Soğuk ortamı her kuyudan çıkarın, kenardan dikkatlice pipetlemeye ve yaraya dokunmaktan kaçınmaya dikkat edin. Dört santigrat derecede önceden soğutulmuş konik uçları kullanarak, her bir oyuğa 50 mikrolitre önceden seyreltilmiş matris ekleyin. Plakayı 30 dakika boyunca 37 santigrat derece inkübatöre yerleştirin.
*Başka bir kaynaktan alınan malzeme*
@@ -118,6 +118,19 @@
     return {k: int(v) for k, v in zip(MEM_FIELDS, out)}
 
 
+MSM_TAIL_FIELDS = ("chunk_len", "lanes", "pairs_added", "slots_copied", "slots_left")
+
+
+def set_msm_boundary(on: int):
+    check(load().gm_set_msm_boundary(C.c_int(on)))
+
+
+def msm_tail() -> dict:
+    out = np.zeros(5, dtype=np.uint64)
+    check(load().gm_debug_msm_tail(ptr(out)))
+    return {k: int(v) for k, v in zip(MSM_TAIL_FIELDS, out)}
+
+
 FOOTPRINT_FIELDS = ("vectors", "workspaces_to_grow", "needed", "available")
 
 
diff --git a/gemini_amd/csrc/capi.hip b/gemini_amd/csrc/capi.hip
--- a/gemini_amd/csrc/capi.hip
+++ b/gemini_amd/csrc/capi.hip
@@ -413,7 +413,7 @@
     if (kv.second->vals) (void)gm::raw_free(kv.second->vals);
   }
   auto release_ws = [](MsmWorkspace& w) {
-    for (DevBuf* b : {&w.scalars, &w.counts, &w.offsets, &w.cursor, &w.entries, &w.tmp_entries, &w.sortmeta, &w.buckets, &w.pk[0], &w.pk[1], &w.pp[0],
+    for (DevBuf* b : {&w.scalars, &w.counts, &w.offsets, &w.cursor, &w.entries, &w.tmp_entries, &w.sortmeta, &w.buckets, &w.pk[0], &w.pk[1], &w.bk, &w.pp[0],
                       &w.pp[1], &w.rows, &w.cols, &w.planes, &w.misc, &w.lvl_cnt, &w.lvl_pos, &w.lvl_pts[0], &w.lvl_pts[1], &w.lvl_keys[0],
                       &w.lvl_keys[1], &w.lvl_prefix, &w.lvl_lane, &w.lvl_entries, &w.lvl_n})
       b->release();
@@ -724,6 +724,22 @@
   return GM_OK;
 }
 
+int gm_set_msm_boundary(int on) {
+  GM_CTX();
+  GM_CHECK(on == 0 || on == 1, GM_EINVAL, "gm_set_msm_boundary: on = %d not in {0, 1}", on);
+  std::lock_guard<std::recursive_mutex> lk(C->msm_mu);
+  C->msm_boundary = on;
+  return GM_OK;
+}
+
+int gm_debug_msm_tail(uint64_t out[5]) {
+  GM_CTX();
+  GM_CHECK(out != nullptr, GM_EINVAL, "gm_debug_msm_tail: null output");
+  std::lock_guard<std::recursive_mutex> lk(C->msm_mu);
+  for (int i = 0; i < 5; i++) out[i] = C->msm_tail_last[i];
+  return GM_OK;
+}
+
 int gm_set_msm_split(int on) {
   GM_CTX();
 #ifndef GM_EXPERIMENTS
diff --git a/gemini_amd/csrc/ctx.hpp b/gemini_amd/csrc/ctx.hpp
--- a/gemini_amd/csrc/ctx.hpp
+++ b/gemini_amd/csrc/ctx.hpp
@@ -200,6 +200,8 @@
   int multi_levels = 0;
   int multi_W = 0;
   bool sort_compact = false;
+  uint32_t L = 0;
+  uint64_t T0 = 0;
 };
 struct MsmStreamSlot {
   uint8_t *raw = nullptr, *packed = nullptr, *scalars = nullptr;
@@ -227,6 +229,7 @@
 constexpr int MSM_SMALL_LANES = 6;
 struct MsmWorkspace {
   DevBuf scalars, counts, offsets, cursor, entries, tmp_entries, sortmeta, buckets, pk[2], pp[2], rows, cols, planes, misc;
+  DevBuf bk;
   DevBuf clk;
   DevBuf lvl_cnt, lvl_pos, lvl_pts[2], lvl_keys[2], lvl_prefix, lvl_lane, lvl_entries, lvl_n;
   uint64_t* host_planes[MSM_SLOTS] = {};
@@ -322,6 +325,8 @@
   int msm_sort_group = 1;
   size_t msm_sort_group_cap = 0;
   int msm_sort_path_last = 0;
+  int msm_boundary = 0;
+  uint64_t msm_tail_last[5] = {0, 0, 0, 0, 0};
   size_t msm_table_min = (size_t)1 << 17;
   int zero_copy = 3;
   std::atomic<int> msm_busy{0};
diff --git a/gemini_amd/csrc/msm.hip b/gemini_amd/csrc/msm.hip
--- a/gemini_amd/csrc/msm.hip
+++ b/gemini_amd/csrc/msm.hip
@@ -1146,6 +1146,13 @@
   const uint32_t s0 = wave * 128u + 2u * lane;
   uint32_t hk = s0 < E ? keys_in[s0] : KEY_INV;
   uint32_t tk = s0 + 1 < E ? keys_in[s0 + 1] : KEY_INV;
+  if (!__any(hk != KEY_INV || tk != KEY_INV)) {
+    if (lane == 0 && !final_level) {
+      keys_out[2 * (size_t)wave] = KEY_INV;
+      keys_out[2 * (size_t)wave + 1] = KEY_INV;
+    }
+    return;
+  }
   uint32_t hs = 2 * lane, ts = 2 * lane + 1;
   auto copy_rec = [](void* dst, const void* src) {
     const gm_u4v* s = reinterpret_cast<const gm_u4v*>(src);
@@ -1246,6 +1253,53 @@
   }
 }
 
+__global__ __launch_bounds__(256) __attribute__((amdgpu_waves_per_eu(2, 2))) void k_boundary(const uint32_t* __restrict__ keys_in,
+                                                                                             const uint8_t* __restrict__ pts, uint32_t T,
+                                                                                             uint32_t* __restrict__ keys_out,
+                                                                                             uint8_t* __restrict__ buckets,
+                                                                                             uint32_t* __restrict__ stat) {
+  const uint32_t t = blockIdx.x * blockDim.x + threadIdx.x;
+  const uint2 mine = reinterpret_cast<const uint2*>(keys_in)[t];
+  const uint32_t hk = mine.x, tk = mine.y;
+  const bool has_next = t + 1 < T;
+  const uint2 next = has_next ? reinterpret_cast<const uint2*>(keys_in)[t + 1] : make_uint2(KEY_INV, KEY_INV);
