#ifdef CATTUS_STAMPS
    unsigned long long st_[10] = {0, 0, 0, 0, 0, 0, 0, 0, 0, 0};
#endif
    W4_STAMP(0);
    W4_STAMP_RT(6);
    int tid = threadIdx.x;
    asm volatile("" : "+v"(tid));
    const int q = __builtin_amdgcn_readfirstlane(tid >> 6);
    const int lane = tid & 63;

    const int ncg = cout >> 6;
    int logical = wg;
    if ((nblk & 7) == 0) logical = (wg & 7) * (nblk >> 3) + (wg >> 3);
    const int cout0 = (logical % ncg) * 64;
    const int row0 = (logical / ncg) * 256;

    const int nch = cin >> 5;
    const int nks = cin >> 4;
    const uint32_t row_bytes = (uint32_t)cin * 4;

    const char* wb0 = reinterpret_cast<const char*>(wu) + ((size_t)(cout0 >> 5) * nks * 16 + 4 * q) * SW_STAGE;
// ... 32 lines not shown
#pragma unroll
        for (int i = 0; i < W4_NP; i++) load_piece(regs[i], ch, i);
    };
    auto t_unit = [&](const u32x4(&regs)[W4_NP], uint32_t target, int u) __attribute__((always_inline)) {
        const int fq = u >> 2, ty = u & 3;
        const int ra = fq == 0 ? 0 : fq == 2 ? 2 : 1, rb = fq == 3 ? 3 : fq == 2 ? 1 : 2;
        const int ya = 2 * ty - 1 + ra, yb = 2 * ty - 1 + rb;
        u32x4 t;
        if (yb > 7) t = regs[ya];
        else {
#pragma unroll
            for (int e = 0; e < 4; e++) {
                if (ya < 0) asm("v_fma_f32 %0, %1, -1.0, 0" : "=v"(t[e]) : "v"(regs[yb][e]));
                else if (fq == 1) asm("v_fma_f32 %0, %1, 1.0, %2" : "=v"(t[e]) : "v"(regs[yb][e]), "v"(regs[ya][e]));
                else asm("v_fma_f32 %0, %1, -1.0, %2" : "=v"(t[e]) : "v"(regs[yb][e]), "v"(regs[ya][e]));
            }
        }
        typedef __attribute__((address_space(3))) u32x4 w4_lu32x4;
        *(w4_lu32x4*)(uintptr_t)(target + (uint32_t)(fq * 2 * W4_IMGZ + ty * W4_TROW)) = t;
    };
    for (int i = tid; i < 16 * (W4_ZAREA / 16); i += 256)
        reinterpret_cast<f32x4*>(smem + (i / (W4_ZAREA / 16)) * W4_IMGZ + W4_IMG)[i % (W4_ZAREA / 16)] = f32x4{0.f, 0.f, 0.f, 0.f};
    u32x4 first[W4_NP], pend[W4_NP];
    const char* wks = wb0;
    load_ustage(ring[0], wks, 0);
    load_ustage(ring[1], wks, 1);
    if (PERSIST && sync.wait_word) {
        if (tid == 0) {
            unsigned budget = sync.spin_budget, seen = 0, bad = 0;
            for (;;) {
                asm volatile("global_load_dword %0, %1, off sc1\n\ts_waitcnt vmcnt(0)" : "=v"(seen) : "v"(sync.wait_word) : "memory");
                if (seen >= sync.wait_target) break;
                if ((budget & 63) == 0) asm volatile("global_load_dword %0, %1, off sc1\n\ts_waitcnt vmcnt(0)" : "=v"(bad) : "v"(sync.err) : "memory");
                if (bad != 0 || --budget == 0) {
                    atomicExch(sync.err, 1u);
                    break;
                }
                __builtin_amdgcn_s_sleep(8);
            }
        }
        asm volatile("s_barrier" ::: "memory");
    }
    W4_STAMP(8);
    load_chunk(first, 0);
    load_chunk(pend, 1);
    load_ustage(ring[2], wks, 2);

    const int n = lane & 31, hh = lane >> 5;
    const int b2 = n >> 4, ty = (n >> 2) & 3, tx = n & 3;
    uint32_t cur[3];
    {
        const int tbase = (b2 * 4 + ty) * W4_TROW + (2 * tx - 1) * SP + b2 * 16 + hh * 32;
        const int tdelta = tbase - W4_IMG;
        const int mc0 = tx != 0 ? -1 : 255, mc3 = tx != 3 ? -1 : 255;
        const uint32_t img = lds0 + (uint32_t)(q * 2 * W4_IMGZ + W4_IMG);
        cur[0] = img + (uint32_t)(tdelta & mc0);
        cur[1] = img + (uint32_t)(tdelta + SP);
        cur[2] = img + (uint32_t)(((tdelta + 3 * SP) & mc3));
    }
    int bufstep = W4_DBUF;

    u32x4 vh01[2][2], vl01[2][2], vh23[2][2][2], vl23[2][2][2];
    f32x4 tbuf[2][4];
    f32x4 xx;
    float vmax = 0.0f;

    auto freq_slot = [&](int sp, int tbv, int g, int l, int half) __attribute__((always_inline)) {
        if (half == 0) {
// ... 210 lines not shown
            v[j] = x < WINO_ACT_MAX ? x : WINO_ACT_MAX;
        }
        vmax = fmaxf(fmaxf(vmax, fmaxf(v[0], v[1])), fmaxf(v[2], v[3]));
        if (PERSIST) asm volatile("global_store_dwordx4 %0, %1, %2 sc1\n\ts_nop 1" ::"v"(evoff + k * cstride), "v"(v), "s"(obase) : "memory");
        else *reinterpret_cast<f32x4*>(out + (orow + k) * (size_t)cout + cout0 + pc * 4) = v;
    }
    if (vmax >= WINO_ACT_MAX) atomicAdd(sat, 1u);
    if (PERSIST) {
        asm volatile("s_waitcnt vmcnt(0)" ::: "memory");
        W4_STAMP(9);
        asm volatile("s_barrier" ::: "memory");
        if (tid == 0) __hip_atomic_fetch_add(sync.done_word, 1u, __ATOMIC_RELAXED, __HIP_MEMORY_SCOPE_AGENT);
    }
#ifdef CATTUS_STAMPS
    W4_STAMP(5);
    W4_STAMP_RT(7);
    if (lane == 0 && blockIdx.x < 1024) {
#pragma unroll
        for (int i = 0; i < 10; i++) g_stamps_w4[((size_t)blockIdx.x * 4 + q) * 10 + i] = st_[i];
    }
#endif
}

template <bool HAS_RES>
__global__ void __launch_bounds__(256, 1)
    conv3x3_wino4_kernel(const float* __restrict__ in, const _Float16* __restrict__ wu, const float* __restrict__ bias,
                         const float* res, float* out, unsigned* __restrict__ sat, int cin, int cout) {
    extern __shared__ __attribute__((aligned(16))) char smem[];
    const W4Sync none{};
    w4_layer<HAS_RES ? 1 : 0, false>(in, wu, bias, res, out, sat, cin, cout, smem, none, (int)blockIdx.x, (int)gridDim.x);
}

__global__ void __launch_bounds__(256, 1)
    tower_wino4_kernel(const Wino4TowerLayer* __restrict__ layers, int nlayers, unsigned* ready, unsigned* err, unsigned* __restrict__ sat, int filters,
                       unsigned spin_budget, int tiles) {
    extern __shared__ __attribute__((aligned(16))) char smem[];
    const int ncg = filters >> 6, ngroups = tiles / ncg;
    auto group_of = [&](int wg) {
        int logical = wg;
        if ((tiles & 7) == 0) logical = (wg & 7) * (tiles >> 3) + (wg >> 3);
        return logical / ncg;
    };
    auto sync_of = [&](int layer, int group) {
        W4Sync sync;
        sync.wait_word = layer > 0 ? ready + (size_t)(layer - 1) * ngroups + group : nullptr;
        sync.done_word = ready + (size_t)layer * ngroups + group;
        sync.err = err, sync.wait_target = (unsigned)ncg, sync.spin_budget = spin_budget;
        return sync;
    };
    for (int layer = 0; layer + 1 < nlayers; layer += 2) {
        const Wino4TowerLayer A = layers[layer];
        for (int wg = blockIdx.x; wg < tiles; wg += gridDim.x)
            w4_layer<0, true>(A.in, reinterpret_cast<const _Float16*>(A.wu), A.bias, nullptr, A.out, sat, filters, filters, smem, sync_of(layer, group_of(wg)), wg, tiles);
        const Wino4TowerLayer B = layers[layer + 1];
        for (int wg = blockIdx.x; wg < tiles; wg += gridDim.x)
            w4_layer<1, true>(B.in, reinterpret_cast<const _Float16*>(B.wu), B.bias, B.res, B.out, sat, filters, filters, smem, sync_of(layer + 1, group_of(wg)), wg, tiles);
    }
}

bool wino4_supported(uint32_t bpad, uint32_t cin, uint32_t cout, uint32_t S) {
    return S == 8 && cin >= 128 && cin % 32 == 0 && cout >= 128 && cout % 64 == 0 && bpad % 4 == 0;
}

void launch_conv3x3_wino4(const float* in, const void* wu, const float* bias, const float* res, float* out, uint32_t bpad, uint32_t cin,
                          uint32_t cout, hipStream_t st, hipEvent_t ev_start, hipEvent_t ev_stop, unsigned* sat) {
    typedef _Float16 H;
    const dim3 grid((bpad / 4) * (cout / 64));
    if (res)
        hipExtLaunchKernelGGL((conv3x3_wino4_kernel<true>), grid, dim3(256), W4_LDS_TOTAL, st, ev_start, ev_stop, 0, in, (const H*)wu, bias, res, out,
                              sat, (int)cin, (int)cout);
    else
        hipExtLaunchKernelGGL((conv3x3_wino4_kernel<false>), grid, dim3(256), W4_LDS_TOTAL, st, ev_start, ev_stop, 0, in, (const H*)wu, bias, res, out,
                              sat, (int)cin, (int)cout);
}

static uint32_t tower_grid(uint32_t tiles, uint32_t cus) { return tiles <= cus ? tiles : cus & ~7u; }

bool wino4_tower_fits(uint32_t bpad, uint32_t filters, uint32_t cus) {
    const uint32_t tiles = (bpad / 4) * (filters / 64);
    return tiles <= cus || (cus >= 8 && tiles % 8 == 0);
}

void launch_tower_wino4(const Wino4TowerLayer* d_layers, uint32_t nlayers, unsigned* ready, unsigned* err, unsigned* sat, uint32_t bpad, uint32_t filters,
                        uint32_t spin_budget, uint32_t cus, hipStream_t st, hipEvent_t ev_start, hipEvent_t ev_stop) {
    const uint32_t tiles = (bpad / 4) * (filters / 64);
    hipExtLaunchKernelGGL(tower_wino4_kernel, dim3(tower_grid(tiles, cus)), dim3(256), W4_LDS_TOTAL, st, ev_start, ev_stop, 0, d_layers, (int)nlayers, ready, err,
                          sat, (int)filters, spin_budget, (int)tiles);
}

#ifdef CATTUS_STAMPS
extern "C" __attribute__((visibility("default"))) int cattus_hip_debug_stamps_w4(unsigned long long* out, size_t n) {
    return (int)hipMemcpyFromSymbol(out, HIP_SYMBOL(g_stamps_w4), n * sizeof(unsigned long long));
}
#endif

30 dakika sonra, her bir tedavi koşulu için belirtildiği gibi, her bir kuyucuğa 100 mikrolitre uyarlanmış hücre ortamı ekleyin. Plakayı video mikroskobunda uyarlanan rafa yerleştirin. Daha sonra taramaları programlayın ve hücre göçü tahlili için gösterildiği gibi video mikroskobu analizi yapın.

Hücre fiksasyonundan sonra bir Boyden zarının temsili sonuçları gösterilmiştir. Optimal olmayan zar, zarın üst tarafında hücre kümelerine ve yorumlanamayan sonuçlara sahiptir. Buna karşılık, optimal zar, zarın alt kısmında mavi renkte boyanmış sayılabilir hücrelere sahiptir.

Çizik yara testinin optimal bir sonucu, sıfır saat, 15 saat ve 30 saatte yara iyileşmesinin bu görüntüleri ile gösterilmektedir. Kaliteli bir deney için kriterler, doğrusal bir yara, yarada gözlenen hücre parçası olmaması ve optimal hücre birleşimidir. %90 birleşme, panel A'da gösterildiği gibi yara iyileşme testi için en uygun hücre yoğunluğudur.Panel C, düşük hücre yoğunluğunun bir örneğini gösterir ve panel B, hücre peletinin yetersiz yıkanmasından kaynaklanan hücre kümelerini gösterir.

Video mikroskop yazılımı kullanılarak elde edilen yara iyileşmesinin bu grafiksel temsili, dört tedavi koşulu için zamana göre yara hücresi birleşme parametrelerinin nicelleştirilmesini gösterir. Kombinasyon tedavisinin hücre göçünü önemli ölçüde azalttığı gözlenmiştir. Bu videoyu izledikten sonra hücre göçü ve istila sürecini nasıl değerlendireceğinizi iyi anlamış olmalısınız.